**STUDY MATERIAL:**
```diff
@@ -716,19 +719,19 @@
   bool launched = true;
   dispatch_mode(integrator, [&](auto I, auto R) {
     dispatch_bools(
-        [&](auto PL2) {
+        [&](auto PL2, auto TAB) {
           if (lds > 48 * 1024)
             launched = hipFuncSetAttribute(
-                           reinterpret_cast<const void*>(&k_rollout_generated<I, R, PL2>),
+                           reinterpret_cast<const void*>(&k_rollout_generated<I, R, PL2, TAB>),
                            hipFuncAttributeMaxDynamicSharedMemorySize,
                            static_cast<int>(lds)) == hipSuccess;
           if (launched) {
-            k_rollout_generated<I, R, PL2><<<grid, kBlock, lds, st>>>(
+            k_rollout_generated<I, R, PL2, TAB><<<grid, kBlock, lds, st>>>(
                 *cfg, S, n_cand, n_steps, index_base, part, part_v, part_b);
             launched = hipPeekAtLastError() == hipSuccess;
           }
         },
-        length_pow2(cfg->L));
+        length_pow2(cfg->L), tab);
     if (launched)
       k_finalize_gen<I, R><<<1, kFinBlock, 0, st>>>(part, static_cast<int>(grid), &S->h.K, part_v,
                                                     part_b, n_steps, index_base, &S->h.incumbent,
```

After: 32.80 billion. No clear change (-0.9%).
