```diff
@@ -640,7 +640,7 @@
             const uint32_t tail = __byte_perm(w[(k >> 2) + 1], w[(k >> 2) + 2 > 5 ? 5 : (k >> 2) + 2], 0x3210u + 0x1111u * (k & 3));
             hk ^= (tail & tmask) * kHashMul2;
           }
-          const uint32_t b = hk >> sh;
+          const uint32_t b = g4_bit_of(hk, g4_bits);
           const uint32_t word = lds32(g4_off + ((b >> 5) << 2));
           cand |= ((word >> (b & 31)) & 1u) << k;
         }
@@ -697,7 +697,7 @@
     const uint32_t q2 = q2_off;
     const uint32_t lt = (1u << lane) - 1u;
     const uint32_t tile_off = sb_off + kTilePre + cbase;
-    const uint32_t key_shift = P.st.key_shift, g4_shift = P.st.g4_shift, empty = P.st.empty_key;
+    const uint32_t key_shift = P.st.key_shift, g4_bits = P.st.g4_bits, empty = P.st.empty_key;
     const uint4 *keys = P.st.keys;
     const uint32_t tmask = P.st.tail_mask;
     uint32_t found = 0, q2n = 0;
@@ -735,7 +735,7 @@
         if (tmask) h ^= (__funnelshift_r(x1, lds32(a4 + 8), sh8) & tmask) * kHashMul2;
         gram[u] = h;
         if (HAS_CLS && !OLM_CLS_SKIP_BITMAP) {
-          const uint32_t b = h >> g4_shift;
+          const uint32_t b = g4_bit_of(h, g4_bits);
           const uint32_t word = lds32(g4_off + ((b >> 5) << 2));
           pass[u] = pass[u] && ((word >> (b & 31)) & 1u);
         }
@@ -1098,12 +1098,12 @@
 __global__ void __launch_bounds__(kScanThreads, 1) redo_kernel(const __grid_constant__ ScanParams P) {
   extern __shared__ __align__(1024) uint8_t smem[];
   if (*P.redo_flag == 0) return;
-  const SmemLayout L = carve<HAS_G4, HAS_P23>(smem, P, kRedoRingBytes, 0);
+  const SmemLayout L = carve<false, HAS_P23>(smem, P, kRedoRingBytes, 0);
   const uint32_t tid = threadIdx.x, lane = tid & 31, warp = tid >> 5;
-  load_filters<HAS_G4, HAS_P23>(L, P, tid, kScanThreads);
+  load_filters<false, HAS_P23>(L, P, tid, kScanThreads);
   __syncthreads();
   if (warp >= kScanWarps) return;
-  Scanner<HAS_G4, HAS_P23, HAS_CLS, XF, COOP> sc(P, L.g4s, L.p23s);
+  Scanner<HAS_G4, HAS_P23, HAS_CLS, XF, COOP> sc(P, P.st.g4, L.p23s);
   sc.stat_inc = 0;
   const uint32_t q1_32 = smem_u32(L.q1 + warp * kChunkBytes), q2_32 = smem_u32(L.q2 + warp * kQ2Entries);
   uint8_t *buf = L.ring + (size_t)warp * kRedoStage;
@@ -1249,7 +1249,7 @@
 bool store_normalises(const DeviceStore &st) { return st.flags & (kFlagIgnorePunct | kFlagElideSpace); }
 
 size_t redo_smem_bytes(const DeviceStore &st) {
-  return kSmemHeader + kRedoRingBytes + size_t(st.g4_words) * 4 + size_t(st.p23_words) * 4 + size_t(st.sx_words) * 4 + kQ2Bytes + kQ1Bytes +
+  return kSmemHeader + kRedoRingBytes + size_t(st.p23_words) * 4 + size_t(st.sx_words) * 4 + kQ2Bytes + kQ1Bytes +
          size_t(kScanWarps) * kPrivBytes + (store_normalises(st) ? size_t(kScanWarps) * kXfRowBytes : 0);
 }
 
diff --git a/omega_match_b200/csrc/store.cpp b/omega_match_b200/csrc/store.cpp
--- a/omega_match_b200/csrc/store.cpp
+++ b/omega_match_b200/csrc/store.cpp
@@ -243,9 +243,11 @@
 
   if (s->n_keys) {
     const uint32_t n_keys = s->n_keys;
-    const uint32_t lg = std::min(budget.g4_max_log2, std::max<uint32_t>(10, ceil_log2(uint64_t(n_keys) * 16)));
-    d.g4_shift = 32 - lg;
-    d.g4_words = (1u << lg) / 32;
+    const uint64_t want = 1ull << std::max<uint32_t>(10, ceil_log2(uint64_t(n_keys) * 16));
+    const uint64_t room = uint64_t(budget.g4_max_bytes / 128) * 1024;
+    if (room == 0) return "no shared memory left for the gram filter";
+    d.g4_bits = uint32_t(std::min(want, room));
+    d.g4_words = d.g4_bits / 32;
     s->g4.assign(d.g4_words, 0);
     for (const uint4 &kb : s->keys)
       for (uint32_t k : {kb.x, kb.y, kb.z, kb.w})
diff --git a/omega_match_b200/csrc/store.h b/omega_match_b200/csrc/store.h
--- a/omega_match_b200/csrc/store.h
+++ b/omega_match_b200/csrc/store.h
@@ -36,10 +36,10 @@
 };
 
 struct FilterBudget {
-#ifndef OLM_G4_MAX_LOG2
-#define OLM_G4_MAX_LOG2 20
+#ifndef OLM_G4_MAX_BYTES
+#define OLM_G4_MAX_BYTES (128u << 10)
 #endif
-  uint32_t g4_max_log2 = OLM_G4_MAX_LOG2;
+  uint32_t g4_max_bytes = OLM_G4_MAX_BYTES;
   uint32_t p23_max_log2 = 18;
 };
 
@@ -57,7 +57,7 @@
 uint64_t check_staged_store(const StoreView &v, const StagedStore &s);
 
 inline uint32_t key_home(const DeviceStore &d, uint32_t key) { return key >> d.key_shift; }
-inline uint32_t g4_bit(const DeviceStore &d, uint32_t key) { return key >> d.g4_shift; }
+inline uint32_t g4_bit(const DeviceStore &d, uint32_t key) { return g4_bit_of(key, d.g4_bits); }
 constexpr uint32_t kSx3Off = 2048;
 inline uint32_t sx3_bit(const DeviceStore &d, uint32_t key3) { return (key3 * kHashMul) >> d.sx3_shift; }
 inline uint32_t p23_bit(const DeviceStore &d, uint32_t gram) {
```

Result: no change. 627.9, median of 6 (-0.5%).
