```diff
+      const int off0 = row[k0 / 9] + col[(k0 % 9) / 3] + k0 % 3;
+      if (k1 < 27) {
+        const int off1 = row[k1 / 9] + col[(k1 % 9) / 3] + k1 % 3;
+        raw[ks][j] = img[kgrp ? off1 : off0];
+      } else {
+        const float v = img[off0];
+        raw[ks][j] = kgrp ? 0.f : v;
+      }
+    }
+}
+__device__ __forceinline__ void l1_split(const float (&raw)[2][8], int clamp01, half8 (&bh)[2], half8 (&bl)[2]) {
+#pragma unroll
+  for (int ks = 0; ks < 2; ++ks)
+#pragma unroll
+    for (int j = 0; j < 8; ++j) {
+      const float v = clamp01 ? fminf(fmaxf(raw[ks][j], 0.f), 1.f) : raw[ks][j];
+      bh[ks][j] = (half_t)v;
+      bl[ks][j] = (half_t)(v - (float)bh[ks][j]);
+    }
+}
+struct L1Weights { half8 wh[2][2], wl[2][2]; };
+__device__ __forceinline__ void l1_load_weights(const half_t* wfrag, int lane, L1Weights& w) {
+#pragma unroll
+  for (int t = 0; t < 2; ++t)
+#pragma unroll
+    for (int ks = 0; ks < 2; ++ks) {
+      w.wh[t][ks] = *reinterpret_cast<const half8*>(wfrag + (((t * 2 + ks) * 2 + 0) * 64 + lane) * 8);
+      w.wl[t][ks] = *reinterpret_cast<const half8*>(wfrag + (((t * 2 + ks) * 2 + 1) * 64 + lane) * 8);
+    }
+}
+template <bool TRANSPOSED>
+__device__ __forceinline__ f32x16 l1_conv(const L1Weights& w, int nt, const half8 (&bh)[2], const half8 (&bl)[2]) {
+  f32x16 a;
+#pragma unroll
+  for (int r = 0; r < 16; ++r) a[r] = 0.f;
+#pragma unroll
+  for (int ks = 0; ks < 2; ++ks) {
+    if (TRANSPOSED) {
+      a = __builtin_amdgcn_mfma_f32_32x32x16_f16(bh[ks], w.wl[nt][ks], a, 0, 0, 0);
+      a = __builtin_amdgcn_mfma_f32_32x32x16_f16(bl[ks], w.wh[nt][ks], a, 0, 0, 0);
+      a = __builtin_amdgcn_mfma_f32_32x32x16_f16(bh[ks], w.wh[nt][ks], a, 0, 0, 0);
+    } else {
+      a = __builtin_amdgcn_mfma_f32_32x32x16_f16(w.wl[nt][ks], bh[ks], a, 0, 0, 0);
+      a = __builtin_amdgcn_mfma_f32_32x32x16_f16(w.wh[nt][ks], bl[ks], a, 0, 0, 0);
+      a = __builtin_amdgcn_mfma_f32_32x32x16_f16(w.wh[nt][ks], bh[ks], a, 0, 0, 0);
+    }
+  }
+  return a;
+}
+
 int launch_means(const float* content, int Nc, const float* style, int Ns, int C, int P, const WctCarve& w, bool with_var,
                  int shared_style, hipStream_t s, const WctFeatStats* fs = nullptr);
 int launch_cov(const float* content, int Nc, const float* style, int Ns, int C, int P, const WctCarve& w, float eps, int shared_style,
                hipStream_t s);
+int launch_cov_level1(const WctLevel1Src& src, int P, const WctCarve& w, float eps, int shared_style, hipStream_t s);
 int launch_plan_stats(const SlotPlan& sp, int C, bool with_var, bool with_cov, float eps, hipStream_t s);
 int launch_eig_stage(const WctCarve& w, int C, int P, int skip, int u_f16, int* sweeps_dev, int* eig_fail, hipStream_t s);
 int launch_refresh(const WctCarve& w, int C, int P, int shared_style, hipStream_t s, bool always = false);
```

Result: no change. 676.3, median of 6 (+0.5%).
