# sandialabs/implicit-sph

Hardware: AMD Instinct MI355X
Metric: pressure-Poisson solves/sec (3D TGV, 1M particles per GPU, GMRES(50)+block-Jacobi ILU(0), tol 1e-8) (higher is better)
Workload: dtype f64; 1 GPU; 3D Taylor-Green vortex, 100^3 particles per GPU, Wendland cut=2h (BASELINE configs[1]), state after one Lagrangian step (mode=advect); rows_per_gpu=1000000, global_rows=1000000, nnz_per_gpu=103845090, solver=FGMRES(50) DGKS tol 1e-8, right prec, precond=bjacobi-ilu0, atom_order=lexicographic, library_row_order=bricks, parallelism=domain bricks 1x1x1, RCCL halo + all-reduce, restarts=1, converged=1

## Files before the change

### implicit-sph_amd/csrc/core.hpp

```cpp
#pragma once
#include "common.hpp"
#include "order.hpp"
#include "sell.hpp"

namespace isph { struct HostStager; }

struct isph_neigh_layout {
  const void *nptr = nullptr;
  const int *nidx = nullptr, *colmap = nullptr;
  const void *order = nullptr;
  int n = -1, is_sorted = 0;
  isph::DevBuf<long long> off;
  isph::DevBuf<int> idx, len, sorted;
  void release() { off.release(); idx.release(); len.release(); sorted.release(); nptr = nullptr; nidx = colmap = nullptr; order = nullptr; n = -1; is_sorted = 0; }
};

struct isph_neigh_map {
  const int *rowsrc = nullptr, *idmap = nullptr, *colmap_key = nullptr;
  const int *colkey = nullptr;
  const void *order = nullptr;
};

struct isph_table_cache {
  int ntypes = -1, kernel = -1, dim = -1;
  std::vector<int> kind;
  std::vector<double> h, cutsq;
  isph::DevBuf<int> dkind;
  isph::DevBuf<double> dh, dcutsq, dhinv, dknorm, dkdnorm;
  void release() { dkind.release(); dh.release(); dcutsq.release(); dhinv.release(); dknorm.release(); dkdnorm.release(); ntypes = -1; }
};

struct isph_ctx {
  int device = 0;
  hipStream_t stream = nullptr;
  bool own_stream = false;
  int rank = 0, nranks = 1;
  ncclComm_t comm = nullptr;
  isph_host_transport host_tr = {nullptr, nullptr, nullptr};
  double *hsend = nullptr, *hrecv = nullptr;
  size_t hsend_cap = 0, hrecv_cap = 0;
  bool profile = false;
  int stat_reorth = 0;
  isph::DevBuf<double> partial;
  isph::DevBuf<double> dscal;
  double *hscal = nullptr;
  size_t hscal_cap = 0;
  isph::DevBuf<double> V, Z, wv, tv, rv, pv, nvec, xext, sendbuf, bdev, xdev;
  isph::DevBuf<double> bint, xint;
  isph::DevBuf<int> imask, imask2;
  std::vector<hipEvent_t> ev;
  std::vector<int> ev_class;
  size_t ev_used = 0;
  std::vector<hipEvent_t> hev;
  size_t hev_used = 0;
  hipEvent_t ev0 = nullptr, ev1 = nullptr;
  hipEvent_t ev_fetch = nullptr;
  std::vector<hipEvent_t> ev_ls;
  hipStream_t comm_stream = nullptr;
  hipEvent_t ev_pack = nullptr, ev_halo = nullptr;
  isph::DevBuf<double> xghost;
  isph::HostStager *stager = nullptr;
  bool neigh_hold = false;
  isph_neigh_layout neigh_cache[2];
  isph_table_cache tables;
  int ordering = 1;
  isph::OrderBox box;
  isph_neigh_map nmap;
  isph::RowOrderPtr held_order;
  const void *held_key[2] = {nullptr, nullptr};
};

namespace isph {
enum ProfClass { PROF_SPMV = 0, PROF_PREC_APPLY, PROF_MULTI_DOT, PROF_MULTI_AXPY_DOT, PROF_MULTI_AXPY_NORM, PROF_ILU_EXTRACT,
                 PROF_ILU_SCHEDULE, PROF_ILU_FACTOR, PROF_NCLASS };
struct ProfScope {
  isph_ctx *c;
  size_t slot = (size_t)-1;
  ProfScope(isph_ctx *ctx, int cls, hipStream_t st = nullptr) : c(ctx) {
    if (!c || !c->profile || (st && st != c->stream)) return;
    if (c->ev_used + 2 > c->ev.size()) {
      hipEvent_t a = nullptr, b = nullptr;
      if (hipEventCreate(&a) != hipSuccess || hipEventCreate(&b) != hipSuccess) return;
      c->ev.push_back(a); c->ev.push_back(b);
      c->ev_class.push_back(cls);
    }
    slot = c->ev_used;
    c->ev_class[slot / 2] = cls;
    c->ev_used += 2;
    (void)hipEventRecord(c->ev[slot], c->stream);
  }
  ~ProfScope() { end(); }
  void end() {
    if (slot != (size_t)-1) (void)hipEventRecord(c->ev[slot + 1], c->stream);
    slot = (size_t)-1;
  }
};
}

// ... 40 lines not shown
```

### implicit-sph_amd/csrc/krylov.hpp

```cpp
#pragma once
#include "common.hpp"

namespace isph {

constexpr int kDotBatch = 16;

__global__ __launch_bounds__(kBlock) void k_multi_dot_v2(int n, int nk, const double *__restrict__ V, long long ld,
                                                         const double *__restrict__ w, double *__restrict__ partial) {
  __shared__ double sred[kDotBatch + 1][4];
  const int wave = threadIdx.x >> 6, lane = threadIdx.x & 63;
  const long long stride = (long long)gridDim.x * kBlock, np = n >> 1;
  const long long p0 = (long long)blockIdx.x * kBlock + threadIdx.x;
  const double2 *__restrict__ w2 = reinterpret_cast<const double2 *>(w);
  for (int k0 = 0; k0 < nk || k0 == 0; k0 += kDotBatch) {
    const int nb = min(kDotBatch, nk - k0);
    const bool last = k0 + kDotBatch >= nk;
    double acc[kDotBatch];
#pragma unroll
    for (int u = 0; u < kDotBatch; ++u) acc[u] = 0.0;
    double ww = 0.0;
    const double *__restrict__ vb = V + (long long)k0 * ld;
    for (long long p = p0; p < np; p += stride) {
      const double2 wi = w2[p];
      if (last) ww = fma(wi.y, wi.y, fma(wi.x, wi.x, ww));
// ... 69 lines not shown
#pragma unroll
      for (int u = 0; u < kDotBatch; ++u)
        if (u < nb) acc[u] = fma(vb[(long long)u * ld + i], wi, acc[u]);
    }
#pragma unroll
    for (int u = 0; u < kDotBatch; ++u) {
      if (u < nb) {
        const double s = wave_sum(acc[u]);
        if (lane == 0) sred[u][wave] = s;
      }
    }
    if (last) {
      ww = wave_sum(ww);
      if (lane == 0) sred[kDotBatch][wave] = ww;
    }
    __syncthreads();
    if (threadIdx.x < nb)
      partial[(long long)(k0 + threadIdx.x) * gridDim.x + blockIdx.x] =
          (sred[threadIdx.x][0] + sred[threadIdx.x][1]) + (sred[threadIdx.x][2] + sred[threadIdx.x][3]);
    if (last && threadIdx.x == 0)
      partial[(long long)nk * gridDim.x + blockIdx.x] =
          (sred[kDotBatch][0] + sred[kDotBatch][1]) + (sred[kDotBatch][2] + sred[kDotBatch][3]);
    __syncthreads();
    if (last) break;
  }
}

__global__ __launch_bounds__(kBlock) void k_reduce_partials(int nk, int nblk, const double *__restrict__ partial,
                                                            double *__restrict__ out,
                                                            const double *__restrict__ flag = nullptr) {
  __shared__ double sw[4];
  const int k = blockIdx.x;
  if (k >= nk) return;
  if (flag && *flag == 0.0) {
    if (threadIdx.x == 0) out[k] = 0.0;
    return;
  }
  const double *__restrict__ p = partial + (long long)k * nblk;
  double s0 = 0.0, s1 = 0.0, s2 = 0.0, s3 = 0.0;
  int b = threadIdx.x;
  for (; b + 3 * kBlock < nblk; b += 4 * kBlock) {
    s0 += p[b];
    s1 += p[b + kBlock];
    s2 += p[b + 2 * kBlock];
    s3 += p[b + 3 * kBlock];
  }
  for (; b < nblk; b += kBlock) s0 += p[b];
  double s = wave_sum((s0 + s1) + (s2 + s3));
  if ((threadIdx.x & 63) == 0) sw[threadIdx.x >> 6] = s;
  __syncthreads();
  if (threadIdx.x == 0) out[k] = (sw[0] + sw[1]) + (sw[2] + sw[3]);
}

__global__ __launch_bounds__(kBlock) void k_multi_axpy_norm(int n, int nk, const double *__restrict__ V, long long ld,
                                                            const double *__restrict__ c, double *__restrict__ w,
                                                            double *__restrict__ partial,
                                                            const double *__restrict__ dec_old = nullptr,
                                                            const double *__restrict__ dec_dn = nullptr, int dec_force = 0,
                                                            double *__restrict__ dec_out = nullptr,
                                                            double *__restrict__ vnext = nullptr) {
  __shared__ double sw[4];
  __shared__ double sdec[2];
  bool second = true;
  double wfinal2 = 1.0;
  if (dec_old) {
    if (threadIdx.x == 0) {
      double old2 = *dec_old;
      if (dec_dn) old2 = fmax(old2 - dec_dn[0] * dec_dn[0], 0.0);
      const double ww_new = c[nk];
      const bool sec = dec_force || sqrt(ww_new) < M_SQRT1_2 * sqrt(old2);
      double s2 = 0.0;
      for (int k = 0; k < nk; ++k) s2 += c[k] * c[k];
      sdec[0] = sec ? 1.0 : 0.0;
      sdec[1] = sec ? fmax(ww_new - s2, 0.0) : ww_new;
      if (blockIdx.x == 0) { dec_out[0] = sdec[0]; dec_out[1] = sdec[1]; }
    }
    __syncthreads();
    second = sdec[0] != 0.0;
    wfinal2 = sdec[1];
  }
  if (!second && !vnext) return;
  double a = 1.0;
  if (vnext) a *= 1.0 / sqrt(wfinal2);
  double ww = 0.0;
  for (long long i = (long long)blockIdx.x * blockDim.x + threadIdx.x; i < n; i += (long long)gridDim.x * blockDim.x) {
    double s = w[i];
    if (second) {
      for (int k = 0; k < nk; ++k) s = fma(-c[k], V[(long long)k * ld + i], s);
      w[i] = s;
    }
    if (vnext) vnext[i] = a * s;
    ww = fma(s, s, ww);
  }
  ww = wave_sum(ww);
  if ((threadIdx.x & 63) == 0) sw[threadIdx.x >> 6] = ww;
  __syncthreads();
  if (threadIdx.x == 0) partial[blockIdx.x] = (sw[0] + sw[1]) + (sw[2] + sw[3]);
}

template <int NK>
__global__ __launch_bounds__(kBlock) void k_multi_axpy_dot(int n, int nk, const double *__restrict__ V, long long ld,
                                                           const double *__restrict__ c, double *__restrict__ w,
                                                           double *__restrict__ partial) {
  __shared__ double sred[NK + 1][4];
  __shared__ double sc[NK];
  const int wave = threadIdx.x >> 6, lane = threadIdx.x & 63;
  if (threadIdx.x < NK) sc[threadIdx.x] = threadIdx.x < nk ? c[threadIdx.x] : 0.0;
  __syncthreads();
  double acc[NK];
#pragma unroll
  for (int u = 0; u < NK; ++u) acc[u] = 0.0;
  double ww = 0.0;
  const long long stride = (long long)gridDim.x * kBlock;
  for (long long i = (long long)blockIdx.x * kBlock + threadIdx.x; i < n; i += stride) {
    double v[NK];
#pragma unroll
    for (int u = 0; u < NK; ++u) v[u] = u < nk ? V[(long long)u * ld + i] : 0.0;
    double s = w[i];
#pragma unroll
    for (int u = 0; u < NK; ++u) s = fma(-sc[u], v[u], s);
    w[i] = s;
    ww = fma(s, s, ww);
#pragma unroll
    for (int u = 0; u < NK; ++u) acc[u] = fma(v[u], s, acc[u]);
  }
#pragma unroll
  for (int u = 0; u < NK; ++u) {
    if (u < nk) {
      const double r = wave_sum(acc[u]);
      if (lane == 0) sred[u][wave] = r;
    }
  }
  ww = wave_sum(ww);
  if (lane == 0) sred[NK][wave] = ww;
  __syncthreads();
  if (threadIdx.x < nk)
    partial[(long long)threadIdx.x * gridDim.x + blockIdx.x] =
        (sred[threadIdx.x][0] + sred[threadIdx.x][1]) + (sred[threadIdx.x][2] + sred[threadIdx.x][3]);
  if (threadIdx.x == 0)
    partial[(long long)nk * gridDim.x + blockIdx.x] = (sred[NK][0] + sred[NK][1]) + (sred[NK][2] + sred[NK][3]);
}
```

**WHAT YOU WILL DO:** Would you filter the records and copy out each line containing "COOP"?

**TASK RESULT:**
-  Scanner<HAS_G4, HAS_P23, HAS_CLS, XF, COOP> sc(P, L.g4s, L.p23s);
+  Scanner<HAS_G4, HAS_P23, HAS_CLS, XF, COOP> sc(P, P.st.g4, L.p23s);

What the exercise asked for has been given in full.